O Governo usou esta via de financiamento para se aproximar de um dos pontos exigidos pelo BE que, numa primeira fase, exigiu que o Estado não emprestasse dinheiro ao Fundo de Resolução para capitalizar o Novo Banco, para depois exigir que fossem os bancos a emprestar diretamente.

A impossibilidade de satisfazer esta última exigência, pelos diversos compromissos assinados pelo Estado com a Comissão Europeia e com o Lone Star, mantém a incerteza quanto ao sentido de voto que o BE terá no Orçamento. O PCP tem dito que todas as possibilidades estão em aberto e as suas negociações com o Governo, por contraste com o BE, têm sido muito discretas.

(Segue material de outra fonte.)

# bcollico/Deep-Multiview-Depth-Estimation

Measured on AMD Instinct MI355X. Metric: depth maps/sec + warp-kernel HBM GB/s, 3-view 640x512 D=192, 1/2/4/8 GPU, higher is better.
Workload: dtype f32

## Files before the change

deep-multiview-depth-estimation_amd/csrc/capi.hip:

```cpp
#include <algorithm>
#include <cmath>
#include <cstring>

#include "../../include/train/mvs_region_train.h"
#include "launchers.h"

namespace {

using mvs::Geometry;

int check_geometry(int B, int V, int C, int h, int w, int d_count, Geometry& g, int store_es = 0) {
  if (B <= 0 || C <= 0 || h < 2 || w < 2 || d_count <= 0) return MVS_ERR_INVALID_ARGUMENT;
  if (V < 1 || V > MVS_MAX_VIEWS) return MVS_ERR_UNSUPPORTED_VIEWS;
  const uint64_t hw = (uint64_t)h * (uint64_t)w;
  if ((uint64_t)C * hw >= (1ull << 31) || h > 32000 || w > 32000) return MVS_ERR_TOO_LARGE;
  const bool packed = V >= 2 && V <= 8;
  const uint64_t padded = (uint64_t)V * (uint64_t)((C + 3) / 4) * (uint64_t)(h + 2) * (uint64_t)(w + 2) * 16u;
  if (packed && (padded >= (1ull << 31) || 8ull * hw * (uint64_t)store_es >= (1ull << 32))) return MVS_ERR_TOO_LARGE;
  const uint64_t tiles = (hw + mvs::kBlock - 1) / mvs::kBlock;
  const uint64_t total = (uint64_t)B * tiles * (uint64_t)d_count;
  if (total >= (1ull << 31) - 8) return MVS_ERR_TOO_LARGE;
  g.B = B;
  g.V = V;
  g.C = C;
// ... 681 lines not shown
    return MVS_ERR_INVALID_ARGUMENT;
  if (rd <= 0 || rh <= 0 || rw <= 0 || d <= 0 || h <= 0 || w <= 0) return MVS_ERR_INVALID_ARGUMENT;
  if (x0d < 0 || x0h < 0 || x0w < 0 || pd < 0 || ph < 0 || pw < 0) return MVS_ERR_INVALID_ARGUMENT;
  if (!bn_all_or_none(bn_scale, bn_shift, bn_mean)) return MVS_ERR_INVALID_ARGUMENT;
  if ((uint64_t)batch * c_in * rd * rh * rw * 4u >= (1ull << 31)) return MVS_ERR_TOO_LARGE;
  const int layout = (flags & MVS_LAYOUT_CHANNELS_LAST) ? ((flags & MVS_DECONV_WEIGHT_TAPS) ? 3 : 1)
                                                        : ((flags & MVS_DECONV_WEIGHT_TAPS) ? 2 : 0);
  const mvs::LaunchCheck lc;
  mvs::launch_deconv3d_k3s2(x, x2, layout, batch, c_in, rd, rh, rw, x0d, x0h,
                            x0w, weight, d, h, w, pd, ph, pw, bn_scale, bn_shift, bn_mean, residual, y,
                            (hipStream_t)stream);
  return lc.status();
}

int mvs_conv3d_region_fwd(int mode, int flags, const float* x, const float* x2, const float* weight, float* y,
                          int batch, int c_in, int c_out, const int* dims, const int* out_origin,
                          const int* out_size, const int* in_origin, const int* in_size,
                          const int* pad, const float* bn_scale, const float* bn_shift,
                          const float* bn_mean, const unsigned* x_absmax, unsigned* y_bound, void* stream) {
  if (!x || !weight || !y || !dims || !out_origin || !out_size || batch <= 0) return MVS_ERR_INVALID_ARGUMENT;
  if ((uintptr_t)y_bound & 3u) return MVS_ERR_INVALID_ARGUMENT;
  if (mode < MVS_CONV_S1 || mode > MVS_CONV_T2 ||
      (flags & ~(MVS_CONV_OUT_NCDHW | MVS_CONV_IN_C4 | MVS_CONV_IN_BF16 | MVS_CONV_IN_SPLIT | MVS_CONV_PER_LANE |
                 MVS_CONV_S2_LDS)))
    return MVS_ERR_INVALID_ARGUMENT;
  if ((flags & MVS_CONV_S2_LDS) && (flags & MVS_CONV_PER_LANE)) return MVS_ERR_INVALID_ARGUMENT;
  if ((flags & MVS_CONV_IN_BF16) && !(flags & MVS_CONV_IN_C4)) return MVS_ERR_INVALID_ARGUMENT;
  if ((flags & MVS_CONV_IN_SPLIT) && (!(flags & MVS_CONV_IN_C4) || (flags & MVS_CONV_IN_BF16) || !x_absmax ||
                                      ((uintptr_t)x_absmax & 3u)))
    return MVS_ERR_INVALID_ARGUMENT;
  if ((flags & MVS_CONV_IN_C4) && (mode != MVS_CONV_S2 || c_in % 4)) return MVS_ERR_INVALID_ARGUMENT;
  if (mode != MVS_CONV_S2 && (!in_origin || !in_size)) return MVS_ERR_INVALID_ARGUMENT;
  if (!both_or_neither(in_origin, in_size)) return MVS_ERR_INVALID_ARGUMENT;
  const bool boxed = in_origin != nullptr;
  if (mode != MVS_CONV_S1 && !pad) return MVS_ERR_INVALID_ARGUMENT;
  if (((uintptr_t)x | (uintptr_t)x2 | (uintptr_t)weight) & 15u) return MVS_ERR_INVALID_ARGUMENT;
  if (!bn_all_or_none(bn_scale, bn_shift, bn_mean)) return MVS_ERR_INVALID_ARGUMENT;
  uint64_t ovox = (uint64_t)batch, ivox = (uint64_t)batch, nvox = (uint64_t)batch * c_in;
  for (int k = 0; k < 3; ++k) {
    if (dims[k] <= 0 || out_size[k] <= 0 || out_origin[k] < 0 || out_origin[k] + out_size[k] > dims[k])
      return MVS_ERR_INVALID_ARGUMENT;
    if (boxed && (in_size[k] <= 0 || in_origin[k] < 0 || in_origin[k] + in_size[k] > dims[k]))
      return MVS_ERR_INVALID_ARGUMENT;
    ovox *= (uint64_t)out_size[k];
    ivox *= (uint64_t)(boxed ? in_size[k] : dims[k]);
    nvox *= (uint64_t)dims[k];
  }
  uint64_t svox = 1;
  for (int k = 0; k < 3; ++k) svox *= (uint64_t)(boxed ? in_size[k] : dims[k]);
  const uint64_t desc_bytes = mode == MVS_CONV_S2 ? svox * 64u : svox * (uint64_t)c_in * 4u;
  if (ovox >= (1ull << 31) || desc_bytes >= 0xFFFFFFC0ull || ivox * (uint64_t)c_in >= (1ull << 62) ||
      nvox >= (1ull << 62))
    return MVS_ERR_TOO_LARGE;
  const mvs::LaunchCheck lc;
  const int quads = (flags & MVS_CONV_IN_C4)
                        ? ((flags & MVS_CONV_IN_SPLIT) ? 3 : ((flags & MVS_CONV_IN_BF16) ? 2 : 1)) : 0;
  const int st = mvs::launch_conv3d_region(mode, (flags & MVS_CONV_OUT_NCDHW) != 0, quads,
                                           x, x2, weight, y, batch, c_in, c_out, dims, out_origin, out_size,
                                           in_origin, in_size, pad, bn_scale, bn_shift, bn_mean,
                                           (hipStream_t)stream, reinterpret_cast<const uint32_t*>(x_absmax),
                                           reinterpret_cast<uint32_t*>(y_bound), (flags & MVS_CONV_PER_LANE) != 0,
                                           nullptr, nullptr, (flags & MVS_CONV_S2_LDS) != 0);
  if (st != MVS_OK) return st;
  return lc.status();
}

int mvs_conv3d_region_split_weights(const float* weight, int c_in, int c_out, unsigned short* frag, int* weight_exp) {
  if (!weight || !frag || !weight_exp) return MVS_ERR_INVALID_ARGUMENT;
  if (c_out <= 0 || c_out % 16 || !(c_in == 16 || (c_in > 0 && c_in % 32 == 0))) return MVS_ERR_INVALID_ARGUMENT;
  int ew;
  if (!split_scale(weight, (size_t)27 * c_out * c_in, &ew)) return MVS_ERR_INVALID_ARGUMENT;
  const int kbs = mvs::conv3d_region_split_kblocks(c_in), nbs = c_out / 16;
  for (int kb = 0; kb < kbs; ++kb)
    for (int nb = 0; nb < nbs; ++nb)
      for (int lane = 0; lane < 64; ++lane)
        for (int j = 0; j < 8; ++j) {
          const int c = lane & 15, gq = lane >> 4, co = nb * 16 + c;
          int tap, ci;
          if (c_in == 16) {
            tap = 2 * kb + (gq >> 1);
            ci = 8 * (gq & 1) + j;
          } else {
            tap = kb / (c_in / 32);
            ci = (kb % (c_in / 32)) * 32 + 8 * gq + j;
          }
// ... 173 lines not shown
```

deep-multiview-depth-estimation_amd/csrc/conv3d_region.hip:

```cpp
#include <cstdlib>

#include "launchers.h"
#include "region_conv.h"

namespace mvs {
namespace {

struct Geo {
  int n[3];
  int o0[3];
  int on[3];
  int i0[3];
  int in[3];
  int pad[3];
  int out_cf;
  int in_c4;
  const uint32_t* absmax;
  uint32_t* y_bound;
  int st0[3];
  int stn[3];
};

__device__ inline void store_out(float* __restrict__ y, const Geo& g, int b, int co, int vz, int vy, int vx,
                                 int CO, float v) {
  const size_t vox = ((size_t)(vz + g.st0[0]) * g.stn[1] + (vy + g.st0[1])) * g.stn[2] + (vx + g.st0[2]);
  const size_t rvol = (size_t)g.stn[0] * g.stn[1] * g.stn[2];
  if (g.out_cf) y[((size_t)b * CO + co) * rvol + vox] = v;
  else y[((size_t)b * rvol + vox) * CO + co] = v;
}
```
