@@ -178,18 +206,32 @@
             if need_dctx:
                 dctx_acc += dctx_t
             sl_a = slice(t * B * L, (t + 1) * B * L)
-            _dt1, dt2f, _dv = _C.attn_scores_bwd_tanh(
-                tdrops[t], v, dlog_att, seed, p_fc, s + 2, L, dv_acc,
-                t1s[t], DPRE1A[sl_a])
-
-            _C.act_bwd_f32_out(dt2f, t2s[t], ACT_TANH, DPRE1B[sl])
-            d_out_carry = _C.dense_fwd_drop(DPRE1B[sl], w1b_t, seed,
-                                            p_fc, s + 1)
+            if chain:
+                _dt1, dt2f, _dv = _C.attn_scores_bwd_step(
+                    tdrops[t], v, dlog_att, seed, p_fc, s + 2, L, dv_acc,
+                    t1s[t], DPRE1A[sl_a], DT2[t])
+            else:
+                _dt1, dt2f, _dv = _C.attn_scores_bwd_tanh(
+                    tdrops[t], v, dlog_att, seed, p_fc, s + 2, L, dv_acc,
+                    t1s[t], DPRE1A[sl_a])
+
+            if chain:
+                carry_slabs = _C.dense_tanhbwd_slabs(dt2f, t2s[t], w1b_t,
+                                                     DPRE1B[sl])
+                carry_salt = s + 1
+            else:
+                _C.act_bwd_f32_out(dt2f, t2s[t], ACT_TANH, DPRE1B[sl])
+                d_out_carry = _C.dense_fwd_drop(DPRE1B[sl], w1b_t, seed,
+                                                p_fc, s + 1)
 
             if need_dctx:
                 dcd = DPRE1A[sl_a].matmul(w1a)
                 dctx_acc += _drop(dcd, seed, p_fc, s + 0) \
                     .reshape(B, L, D)
+
+        if carry_slabs is not None:
+            d_out_carry = _C.slab_epilogue_drop(carry_slabs, seed, p_fc,
+                                                carry_salt)
 
         if CDROP is not None:
             dW1a = torch.bmm(
diff --git a/sat_amd/ops/csrc/bindings.cpp b/sat_amd/ops/csrc/bindings.cpp
--- a/sat_amd/ops/csrc/bindings.cpp
+++ b/sat_amd/ops/csrc/bindings.cpp
@@ -128,6 +128,32 @@
                double steps_per_decay, double b1, double b2, double eps,
                double clip, at::Tensor gsq);
 
+std::vector<at::Tensor> attn_scores_bwd_step(
+    at::Tensor tdrop, at::Tensor v, at::Tensor dlogits, at::Tensor seed,
+    double p, int64_t salt, int64_t L, at::Tensor dv_acc, at::Tensor t1y,
+    at::Tensor dt1_out, at::Tensor dt2_out);
+std::vector<at::Tensor> attn_pool_fwd_xh(at::Tensor ctx, at::Tensor logits,
+                                         at::Tensor seed, double p,
+                                         int64_t salt, at::Tensor xh,
+                                         int64_t I);
+void lstm_in_tail(at::Tensor table, at::Tensor ids, at::Tensor sth,
+                  at::Tensor seed, double p, int64_t salt, at::Tensor xh,
+                  int64_t D);
+std::vector<at::Tensor> dense_lstm_expand_xh_fwd(
+    at::Tensor xh, at::Tensor wl, at::Tensor bl, at::Tensor c_prev,
+    at::Tensor pooled, at::Tensor table, at::Tensor ids, at::Tensor seed,
+    at::Tensor expdrop, at::Tensor od_next, double fb, double p_lstm,
+    double p_fc, int64_t s, at::Tensor next_ids, at::Tensor xh_next);
+at::Tensor dense_tanhbwd_slabs(at::Tensor dy, at::Tensor y, at::Tensor w,
+                               at::Tensor dpre_out);
+at::Tensor slab_epilogue_drop(at::Tensor yf, at::Tensor seed, double p,
+                              int64_t salt);
+std::vector<at::Tensor> dexp_lstm_bwd_slabs(
+    at::Tensor dexpd, at::Tensor carry_slabs, int64_t carry_salt,
+    at::Tensor d_sth_carry, at::Tensor seed, at::Tensor gates,
+    at::Tensor c_prev, at::Tensor dc, at::Tensor dgates_out, double p_fc,
+    double p_lstm, int64_t s, int64_t D, int64_t E, double fb);
+
 PYBIND11_MODULE(TORCH_EXTENSION_NAME, m) {
     m.def("dense_fwd", &dense_fwd, "MFMA GEMM + bias/act (bf16)");
     m.def("dense_fwd_drop", &dense_fwd_drop,
@@ -183,4 +209,21 @@
     m.def("sq_norm_mt", &sq_norm_mt);
     m.def("adam_step_mt", &adam_step_mt);
     m.def("adam_step", &adam_step);
+    m.def("attn_scores_bwd_step", &attn_scores_bwd_step,
+          "attn_scores_bwd_tanh into a caller-zeroed dt2 slice");
+    m.def("attn_pool_fwd_xh", &attn_pool_fwd_xh,
+          "attention pool that also writes the dropped pooled columns "
+          "of the LSTM input");
+    m.def("lstm_in_tail", &lstm_in_tail,
+          "embedding + state columns of the LSTM input (step 0)");
+    m.def("dense_lstm_expand_xh_fwd", &dense_lstm_expand_xh_fwd,
+          "dense_lstm_expand_fwd that also lays down the next step's "
+          "embedding + state LSTM-input columns");
+    m.def("dense_tanhbwd_slabs", &dense_tanhbwd_slabs,
+          "split-K slabs of (dy * (1 - y^2)) @ w^T, tanh backward built "
+          "in the A-operand load");
+    m.def("slab_epilogue_drop", &slab_epilogue_drop,
+          "bf16(sum of split-K slabs * dropout mask)");
+    m.def("dexp_lstm_bwd_slabs", &dexp_lstm_bwd_slabs,
+          "dexp_lstm_bwd taking d_out_carry as split-K slabs + salt");
 }
diff --git a/sat_amd/ops/csrc/bptt_fuse.hip b/sat_amd/ops/csrc/bptt_fuse.hip
--- a/sat_amd/ops/csrc/bptt_fuse.hip
+++ b/sat_amd/ops/csrc/bptt_fuse.hip
@@ -16,6 +16,7 @@
     int64_t idx = (int64_t)blockIdx.x * blockDim.x + threadIdx.x;
     if (idx >= (int64_t)B * W) return;
     int b = idx / W, j = idx % W;
+    if (j < D && pooled == nullptr) return;
     float val;
     if (j < I) {
         val = (j < D) ? bf2f(pooled[(int64_t)b * D + j])
@@ -42,6 +43,25 @@
                        (const bf16*)sth.data_ptr(),
                        (const int64_t*)seed.data_ptr(),
                        (bf16*)xh.data_ptr(), B, D, E, H,
+                       (float)p, (int)salt);
+    HIP_OK(hipGetLastError());
+}
+
+void lstm_in_tail(at::Tensor table, at::Tensor ids, at::Tensor sth,
+                  at::Tensor seed, double p, int64_t salt, at::Tensor xh,
+                  int64_t D) {
+    int B = sth.size(0), E = table.size(1), H = sth.size(1);
+    TORCH_CHECK(xh.is_contiguous() && xh.numel() == (int64_t)B * (D + E + H)
+                && ids.numel() == B);
+    int64_t n = (int64_t)B * (D + E + H);
+    hipStream_t s = at::cuda::getCurrentCUDAStream();
+    hipLaunchKernelGGL(lstm_in_fuse_kernel, dim3(cdiv(n, 256)), dim3(256),
+                       0, s, (const bf16*)nullptr,
+                       (const bf16*)table.data_ptr(),
+                       (const int64_t*)ids.data_ptr(),
+                       (const bf16*)sth.data_ptr(),
+                       (const int64_t*)seed.data_ptr(),
+                       (bf16*)xh.data_ptr(), B, (int)D, E, H,
                        (float)p, (int)salt);
     HIP_OK(hipGetLastError());
 }
@@ -390,7 +410,9 @@
                                      bf16* __restrict__ demb_dec,
                                      int B, int H, int D, int E,
                                      float p_fc, float p_lstm, int s,
-                                     float fb) {
+                                     float fb,
+                                     const float* __restrict__ carry_slabs,
+                                     int carry_splitk, int carry_salt) {
     const uint32_t seed = (uint32_t)(*seed_p);
     const int W = H + D + E;
     int64_t idx = (int64_t)blockIdx.x * blockDim.x + threadIdx.x;
@@ -400,7 +422,16 @@
         * drop_scale(seed, s + 6, (uint32_t)(b * W + j), p_fc);
     if (j < H) {
         uint32_t hidx = (uint32_t)(b * H + j);
-        float dout = dexp + bf2f(d_out_carry[(int64_t)b * H + j]);
+        float doc;
+        if (carry_slabs != nullptr) {
+            float v = sum_slabs(carry_slabs, (int64_t)B * H,
+                                (int64_t)b * H + j, carry_splitk);
+            v *= drop_scale(seed, carry_salt, hidx, p_fc);
+            doc = bf2f(f2bf(v));
+        } else {
+            doc = bf2f(d_out_carry[(int64_t)b * H + j]);
+        }
+        float dout = dexp + doc;
         float dhv = dout * drop_scale(seed, s + 4, hidx, p_lstm)
             + bf2f(d_sth_carry[(int64_t)b * H + j])
             * drop_scale(seed, s + 5, hidx, p_lstm);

Matérias relativas à legislação laboral têm sido igualmente um tema difícil das negociações, com o Governo limitado na sua margem de manobra pelo que se perspetiva que venha a ser a supervisão europeia no quadro do Plano de Recuperação e Resiliência. O princípio geral para aceder aos recursos a fundo perdido, que no caso de Portugal podem chegar aos 14 mil milhões de euros, é que os países sigam as recomendações aprovadas em Conselho no âmbito do semestre europeu. E uma das preocupações de Bruxelas incide na dualidade do mercado de trabalho português.

A prudência expansionista nas contas públicas é assim uma regra que o Governo tem de seguir também noutras áreas da política económica, com especial relevo para a legislação laboral. E é essa prudência em tempo de crise que dificulta o entendimento entre o PS e os partidos à sua esquerda. Apesar de ser a política recomendada para um país com a situação económica e financeira de Portugal, este está longe de ser o Orçamento ideal para este tipo de crise, todos os protagonistas o percebem, mas é o Orçamento possível, percebe o Governo.